3. Danilova I.G., Medvedeva S.Yu., Abidov M.T., Yushkov B.G., Kiselnikova L.P., Gette I.F., Goskov I.A., Chishi M.A. Features of the regenerative processes of various tissues in the modulation of macrophage activity // Institute of Dentistry. 2005.2. P.67-69.

4. Bunny A.Sh., Churilov L.P. Pathochemistry. - SPb: ELBI-SPB, 2007 .-- 768 p.

5. Kolmakov V.N., Radchenko V.G. The value of determining the permeability of erythrocyte membranes (TEM) in the diagnosis of chronic liver diseases // Therapeutic archive. No. 5. 1982. S. 59-62. Kolmakov V.N., Radchenko V.G. The value of determining the permeability of erythrocyte membranes (TEM) in the diagnosis of chronic liver diseases // Therapeutic archive. No. 5. 1982. S. 59-62.

6. Peter J. Watkins. Diabetes. - M .: Binom Publishing House. 2006 - 135 p.

7. Titov V.N. Laboratory and instrumental studies in the diagnosis. Directory. - M.: Publishing house "GEOTAR-MED." 2004.958 s.

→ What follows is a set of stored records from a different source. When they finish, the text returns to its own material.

# CEA-LIST/runia_core

Measured on AMD Instinct MI355X. Metric: OOD scores/sec, LaREM 16-MC PCA-256 (ResNet-18 layer4 latent 512x4x4), higher is better.
Workload: dtype f64

## Files before the change

### include/runia_hip.h

```cpp
#ifndef RUNIA_HIP_H
#define RUNIA_HIP_H

#include <stddef.h>
#include <stdint.h>

#ifdef __cplusplus
extern "C" {
#endif

#define RUNIA_OK 0
#define RUNIA_E_INVALID (-1)
#define RUNIA_E_LAUNCH (-2)
#define RUNIA_E_NODEVICE (-3)
#define RUNIA_E_WORKSPACE (-4)

typedef void* runia_stream_t;

int runia_abi_version(void);
const char* runia_error_string(int code);
int runia_device_count(void);
int runia_clock_probe(uint64_t* out4, int chain, runia_stream_t stream);
int runia_time_next_launch(void* start_event, void* stop_event);

int runia_mc_stack_f32(const float* x, const float* rand, int64_t rand_image_stride, float* out,
// ... 81 lines not shown
size_t runia_knn_prepared_workspace_bytes(int64_t N, int64_t M, int64_t D, int k);
int runia_knn_kth_prepared_f32(const float* q, const float* bank, const void* state, size_t state_bytes, float* score,
                               void* workspace, size_t workspace_bytes, int64_t N, int64_t M, int64_t D, int k,
                               runia_stream_t stream);
int runia_knn_kth_f32(const float* q, const float* bank, float* score, void* workspace,
                      size_t workspace_bytes, int64_t N, int64_t M, int64_t D, int k,
                      runia_stream_t stream);

int runia_kde_score_f64(const double* train, const double* x, double* score, int64_t M, int64_t N,
                        int64_t D, double bandwidth, runia_stream_t stream);
int runia_kde_score_kernel_f64(const double* train, const double* x, double* score, int64_t M, int64_t N, int64_t D,
                               double bandwidth, int kind, runia_stream_t stream);
int runia_row_sqnorm_f64(const double* x, double* out, int64_t N, int64_t D, runia_stream_t stream);
size_t runia_kde_workspace_bytes(int64_t N, int64_t M);
int runia_kde_score_packed_f64(const double* packed_train_t, const double* train_sqnorm, const double* x,
                               double* score, void* workspace, size_t workspace_bytes, int64_t M, int64_t N,
                               int64_t D, double bandwidth, runia_stream_t stream);

int runia_mc_entropy_supported(int H, int W, int n_mc, int k);
size_t runia_mc_entropy_workspace_bytes(int64_t N, int H, int W, int n_mc);
int runia_mc_mask_table_f32(const float* rand, int64_t rand_image_stride, void* workspace,
                            size_t workspace_bytes, int64_t N, int H, int W, int n_mc, double drop_prob,
                            int block_size, runia_stream_t stream);
int runia_mc_stack_table_f32(const float* x, const float* rand, int64_t rand_image_stride, float* z,
                             void* workspace, size_t workspace_bytes, int64_t N, int C, int H, int W, int n_mc,
                             double drop_prob, int block_size, runia_stream_t stream);
int runia_mc_entropy_from_table_f32(const float* x, const void* workspace, size_t workspace_bytes, double* h,
                                    float* z_out, double* zero_fill, int64_t N, int C, int H, int W, int n_mc,
                                    int k, double min_dist, runia_stream_t stream);
int runia_mc_entropy_f32(const float* x, const float* rand, int64_t rand_image_stride, double* h,
                         float* z_out, double* zero_fill, void* workspace, size_t workspace_bytes, int64_t N,
                         int C, int H, int W, int n_mc, double drop_prob, int block_size, int k, double min_dist,
                         runia_stream_t stream);
int runia_mc_draws_f32(float* out, int64_t N, int n_mc, int H, int W, uint64_t seed, int64_t first_image,
                       runia_stream_t stream);
int runia_mc_mask_table_counter_f32(uint64_t seed, int64_t first_image, void* workspace, size_t workspace_bytes,
                                    int64_t N, int H, int W, int n_mc, double drop_prob, int block_size,
                                    int redraw_dead_layers, runia_stream_t stream);
int runia_mc_entropy_counter_f32(const float* x, uint64_t seed, int64_t first_image, double* h, float* z_out,
                                 double* zero_fill, void* workspace, size_t workspace_bytes, int64_t N, int C, int H,
                                 int W, int n_mc, double drop_prob, int block_size, int k, double min_dist,
                                 int redraw_dead_layers, runia_stream_t stream);
int runia_pca_md_score_f64(const double* h, const double* packed_ct, const double* bias,
                           const double* scale, const double* md_mean, const double* packed_p,
                           double* score, double* y_out, int64_t N, int64_t D, int64_t n,
                           runia_stream_t stream);
size_t runia_proj_sq_workspace_bytes(int64_t N);
int runia_proj_sq_accumulate_f64(const double* h, const double* packed_m, const double* c, double* score,
                                 int64_t N, int64_t D, int64_t r, runia_stream_t stream);
int runia_proj_sq_score_f64(const double* h, const double* packed_m, const double* c, double* score,
                            void* workspace, size_t workspace_bytes, int64_t N, int64_t D, int64_t r,
                            runia_stream_t stream);

size_t runia_covariance_workspace_bytes(int64_t N, int64_t D);
int runia_covariance_f64(const double* x, double* mean, double* cov, void* workspace,
                         size_t workspace_bytes, int64_t N, int64_t D, runia_stream_t stream);
int runia_covariance_f32in(const float* x, double* mean, double* cov, void* workspace,
                           size_t workspace_bytes, int64_t N, int64_t D, runia_stream_t stream);

int runia_roi_align_f32(const float* input, const float* boxes, const int* batch_idx, float* out, int64_t K, int64_t B,
                        int C, int H, int W, int PH, int PW, double spatial_scale, int sampling_ratio, int aligned,
                        runia_stream_t stream);
int runia_nchw_to_nhwc_f32(const float* in, float* out, int64_t B, int C, int64_t HW, runia_stream_t stream);
int runia_roi_mc_entropy_supported(int PH, int PW, int n_mc, int k, int sampling_ratio);
size_t runia_roi_mc_entropy_workspace_bytes(int64_t K, int PH, int PW, int n_mc, int sampling_ratio);
int runia_roi_mc_entropy_f32(const float* feat_nhwc, const float* boxes, const int* batch_idx, const float* rand,
// ... 176 lines not shown
```

### runia_core_amd/_hip.py

```python
from __future__ import annotations

import contextlib
import ctypes
import os
import threading
from ctypes import c_char_p, c_double, c_float, c_int, c_int64, c_size_t, c_uint64, c_void_p
from typing import NamedTuple, Optional, Union

import numpy as np
import torch

from . import config as _config

_LIB_PATH = os.path.join(os.path.dirname(os.path.abspath(__file__)), "librunia_hip.so")
_lib: Optional[ctypes.CDLL] = None

_SIGNATURES = {
    "runia_abi_version": (c_int, []),
    "runia_error_string": (c_char_p, [c_int]),
    "runia_device_count": (c_int, []),
    "runia_clock_probe": (c_int, [c_void_p, c_int, c_void_p]),
    "runia_time_next_launch": (c_int, [c_void_p, c_void_p]),
    "runia_mc_stack_f32": (
        c_int,
# ... 56 lines not shown
    "runia_knn_kth_prepared_f32": (c_int, [c_void_p, c_void_p, c_void_p, c_size_t, c_void_p, c_void_p, c_size_t, c_int64, c_int64,
                                           c_int64, c_int, c_void_p]),
    "runia_knn_kth_f32": (
        c_int,
        [c_void_p, c_void_p, c_void_p, c_void_p, c_size_t, c_int64, c_int64, c_int64, c_int, c_void_p],
    ),
    "runia_kde_score_f64": (c_int, [c_void_p, c_void_p, c_void_p, c_int64, c_int64, c_int64, c_double, c_void_p]),
    "runia_row_sqnorm_f64": (c_int, [c_void_p, c_void_p, c_int64, c_int64, c_void_p]),
    "runia_kde_workspace_bytes": (c_size_t, [c_int64, c_int64]),
    "runia_kde_score_packed_f64": (
        c_int,
        [c_void_p, c_void_p, c_void_p, c_void_p, c_void_p, c_size_t, c_int64, c_int64, c_int64, c_double, c_void_p],
    ),
    "runia_mc_entropy_supported": (c_int, [c_int, c_int, c_int, c_int]),
    "runia_mc_entropy_workspace_bytes": (c_size_t, [c_int64, c_int, c_int, c_int]),
    "runia_mc_mask_table_f32": (
        c_int,
        [c_void_p, c_int64, c_void_p, c_size_t, c_int64, c_int, c_int, c_int, c_double, c_int, c_void_p],
    ),
    "runia_mc_stack_table_f32": (
        c_int,
        [c_void_p, c_void_p, c_int64, c_void_p, c_void_p, c_size_t, c_int64, c_int, c_int, c_int, c_int, c_double, c_int,
         c_void_p],
    ),
    "runia_mc_entropy_from_table_f32": (
        c_int,
        [c_void_p, c_void_p, c_size_t, c_void_p, c_void_p, c_void_p, c_int64, c_int, c_int, c_int, c_int, c_int,
         c_double, c_void_p],
    ),
    "runia_mc_entropy_f32": (
        c_int,
        [c_void_p, c_void_p, c_int64, c_void_p, c_void_p, c_void_p, c_void_p, c_size_t, c_int64, c_int, c_int, c_int,
         c_int, c_double, c_int, c_int, c_double, c_void_p],
    ),
    "runia_mc_draws_f32": (c_int, [c_void_p, c_int64, c_int, c_int, c_int, c_uint64, c_int64, c_void_p]),
    "runia_mc_mask_table_counter_f32": (
        c_int,
        [c_uint64, c_int64, c_void_p, c_size_t, c_int64, c_int, c_int, c_int, c_double, c_int, c_int, c_void_p],
    ),
    "runia_mc_entropy_counter_f32": (
        c_int,
        [c_void_p, c_uint64, c_int64, c_void_p, c_void_p, c_void_p, c_void_p, c_size_t, c_int64, c_int, c_int, c_int,
         c_int, c_double, c_int, c_int, c_double, c_int, c_void_p],
    ),
    "runia_select_hist_f32": (c_int, [c_void_p, c_void_p, c_int64, ctypes.c_uint32, ctypes.c_uint32, c_int, c_void_p]),
    "runia_cholesky_f32": (c_int, [c_void_p, c_void_p, c_int64, c_int64, c_double, c_void_p]),
    "runia_cholesky_f64": (c_int, [c_void_p, c_void_p, c_int64, c_int64, c_double, c_void_p]),
    "runia_gmm_log_prob_workspace_bytes": (c_size_t, [c_int64, c_int64, c_int]),
    "runia_gmm_log_prob_f32": (c_int, [c_void_p, c_void_p, c_void_p, c_void_p, c_void_p, c_void_p, c_void_p, c_size_t, c_int64,
                                       c_int64, c_int, c_void_p]),
    "runia_ood_metrics_workspace_bytes": (c_size_t, [c_int64]),
    "runia_ood_metrics_f64": (c_int, [c_void_p, c_int64, c_void_p, c_int64, c_void_p, c_void_p, c_size_t, c_void_p]),
    "runia_ood_metrics_f32": (c_int, [c_void_p, c_int64, c_void_p, c_int64, c_void_p, c_void_p, c_size_t, c_void_p]),
    "runia_ood_clf_curve_f64": (
        c_int, [c_void_p, c_int64, c_void_p, c_int64, c_void_p, c_void_p, c_void_p, c_void_p, c_void_p, c_size_t, c_void_p]),
    "runia_ood_clf_curve_f32": (
        c_int, [c_void_p, c_int64, c_void_p, c_int64, c_void_p, c_void_p, c_void_p, c_void_p, c_void_p, c_size_t, c_void_p]),
    "runia_eigh_workspace_bytes": (c_size_t, [c_int64]),
    "runia_eigh_init_f64": (c_int, [c_void_p, c_void_p, c_int64, c_void_p, c_size_t, c_void_p]),
    "runia_eigh_sweep_f64": (c_int, [c_void_p, c_void_p, c_int64, c_void_p, c_size_t, c_void_p, c_void_p]),
    "runia_eigh_block_padded": (c_int64, [c_int64]),
    "runia_eigh_block_workspace_bytes": (c_size_t, [c_int64]),
    "runia_eigh_block_init_f64": (c_int, [c_void_p, c_void_p, c_int64, c_void_p, c_size_t, c_void_p]),
    "runia_eigh_block_sweep_f64": (c_int, [c_void_p, c_void_p, c_int64, c_void_p, c_size_t, c_void_p, c_void_p]),
    "runia_matmul_f64": (c_int, [c_void_p, c_void_p, c_void_p, c_int64, c_int64, c_int64, c_int, c_void_p]),
    "runia_p2p_buffer_bytes": (c_size_t, [c_int, c_size_t]),
# ... 803 lines not shown
               min_dist: float = 1e-5, want_samples: bool = False, out: Optional[torch.Tensor] = None,
               kernel_events: Optional[list] = None, zero_fill: Optional[torch.Tensor] = None,
               table: Optional[torch.Tensor] = None):
    lib = load_library()
    require_gpu()
    assert x.is_cuda and x.dtype == torch.float32 and x.dim() == 4
    x = x.contiguous()
    n, c, hh, ww = x.shape
    if table is not None:
        h = torch.empty((n, c), dtype=torch.float64, device=x.device) if out is None else out
        assert h.is_cuda and h.dtype == torch.float64 and h.shape == (n, c) and h.is_contiguous()
        z = torch.empty((n * n_mc, c), dtype=torch.float32, device=x.device) if want_samples else None
        ws_bytes = int(lib.runia_mc_entropy_workspace_bytes(n, hh, ww, n_mc))
        assert table.is_cuda and table.numel() >= ws_bytes and n <= 65535
        if zero_fill is not None:
            assert zero_fill.is_cuda and zero_fill.dtype == torch.float64 and zero_fill.shape == (n,) and zero_fill.is_contiguous()
        args = (x.data_ptr(), table.data_ptr(), ws_bytes, h.data_ptr(), _ptr(z), _ptr(zero_fill), n, c, hh, ww, n_mc, int(k),
                float(min_dist))
        if kernel_events is not None:
            kernel_events.append(_timed_call("runia_mc_entropy_from_table_f32", *args))
        else:
            launch("runia_mc_entropy_from_table_f32", *args)
        return (h, z) if want_samples else h
    counter = rand if isinstance(rand, CounterDraws) else None
    rand, stride = _draws(None if counter is not None else rand, n, n_mc, hh, ww)
    if out is None:
        h = torch.empty((n, c), dtype=torch.float64, device=x.device)
    else:
        assert out.is_cuda and out.dtype == torch.float64 and out.shape == (n, c) and out.is_contiguous()
        h = out
    z = torch.empty((n * n_mc, c), dtype=torch.float32, device=x.device) if want_samples else None
    if zero_fill is not None:
        assert zero_fill.is_cuda and zero_fill.dtype == torch.float64 and zero_fill.shape == (n,) and zero_fill.is_contiguous()
    ws_bytes = int(lib.runia_mc_entropy_workspace_bytes(min(65535, n), hh, ww, n_mc))
    ws = torch.empty(max(ws_bytes, 16), dtype=torch.uint8, device=x.device)
    if counter is not None:
        seed, redraw = int(counter.seed) & (2**64 - 1), int(bool(counter.redraw_dead_layers))
    for done, m in _image_slices(n):
        xp, hp = x.data_ptr() + done * c * hh * ww * 4, h.data_ptr() + done * c * 8
        rp = None if rand is None else rand.data_ptr() + done * stride * 4
        zp = None if z is None else z.data_ptr() + done * n_mc * c * 4
        zf = None if zero_fill is None else zero_fill.data_ptr() + done * 8
        if kernel_events is not None:
            if counter is not None:
                launch("runia_mc_mask_table_counter_f32", seed, int(counter.first_image) + done, ws.data_ptr(), ws_bytes, m, hh,
                       ww, n_mc, float(drop_prob), int(block_size), redraw)
            else:
                launch("runia_mc_mask_table_f32", rp, stride, ws.data_ptr(), ws_bytes, m, hh, ww, n_mc, float(drop_prob),
                       int(block_size))
            kernel_events.append(_timed_call("runia_mc_entropy_from_table_f32", xp, ws.data_ptr(), ws_bytes, hp, zp, zf, m, c, hh,
                                             ww, n_mc, int(k), float(min_dist)))
        elif counter is not None:
            launch("runia_mc_entropy_counter_f32", xp, seed, int(counter.first_image) + done, hp, zp, zf, ws.data_ptr(), ws_bytes,
                   m, c, hh, ww, n_mc, float(drop_prob), int(block_size), int(k), float(min_dist), redraw)
        else:
            launch("runia_mc_entropy_f32", xp, rp, stride, hp, zp, zf, ws.data_ptr(), ws_bytes, m, c, hh, ww, n_mc,
                   float(drop_prob), int(block_size), int(k), float(min_dist))
    return (h, z) if want_samples else h
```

8. Emmanuel V.L., Karyagina I.Yu., Emmanuel Yu.V. Comparison of methods for the determination of glycosylated hemoglobin // Laboratory Medicine. 2002. 5. S. 99-104.

9. Surwit R., Schneider M., Feinglos M. Stress and Diabetes Mellitus // Diabetes Care 1992. vol. 15. No. 10. P.1413-1422

Claims (1)

A method for evaluating long-term hyperglycemia, based on the determination of glucose in blood plasma, characterized in that the glucose content is determined twice: immediately after blood collection and 24 hours after storage of blood plasma over a layer of formed elements, then the decrease in glucose content in percent of the initial level is calculated according to which they evaluate long-term hyperglycemia, and the storage of blood plasma is carried out at t = 4.0 ± 0.5 ° C.